[Assigned task] Please retype the records that appear below, exactly and in full.
Start of Exercise input
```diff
@@ -554,6 +582,9 @@
     RC((conv_wgrad_sz<34, 34, 48, 2, 3, 3, 1, 3, 3, 3, 1, 3, 0, false, true, BufSrc, XsSrcSM>(
         dz2, w.a1, S, 48, 432, g.sw[1], g.sb[1], GEO[1].ZW, sw, K_WG2, 432, zi(1), &zu[1],
         nullptr, w.a1l)));
+#elif FLSIM_WGD2
+    RC((conv_wgrad_dense<34, 34, 48, 3, 3, 1, 1, 36, BufSrcSM>(
+        dz2, w.a1f, S, 48, 432, g.sw[1], g.sb[1], GEO[1].ZW, sw, K_WG2, 432, zi(1), &zu[1])));
 #else
     RC((conv_wgrad<34, 34, 48, 2, 3, 3, 1, 1, 0, false, false, BufSrc, BufSrcSM>(
         dz2, w.a1f, S, 48, 432, g.sw[1], g.sb[1], GEO[1].ZW, sw, K_WG2, 432, zi(1), &zu[1])));
```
End of Exercise input
[Answer area]
```diff
@@ -554,6 +582,9 @@
     RC((conv_wgrad_sz<34, 34, 48, 2, 3, 3, 1, 3, 3, 3, 1, 3, 0, false, true, BufSrc, XsSrcSM>(
         dz2, w.a1, S, 48, 432, g.sw[1], g.sb[1], GEO[1].ZW, sw, K_WG2, 432, zi(1), &zu[1],
         nullptr, w.a1l)));
+#elif FLSIM_WGD2
+    RC((conv_wgrad_dense<34, 34, 48, 3, 3, 1, 1, 36, BufSrcSM>(
+        dz2, w.a1f, S, 48, 432, g.sw[1], g.sb[1], GEO[1].ZW, sw, K_WG2, 432, zi(1), &zu[1])));
 #else
     RC((conv_wgrad<34, 34, 48, 2, 3, 3, 1, 1, 0, false, false, BufSrc, BufSrcSM>(
         dz2, w.a1f, S, 48, 432, g.sw[1], g.sb[1], GEO[1].ZW, sw, K_WG2, 432, zi(1), &zu[1])));
```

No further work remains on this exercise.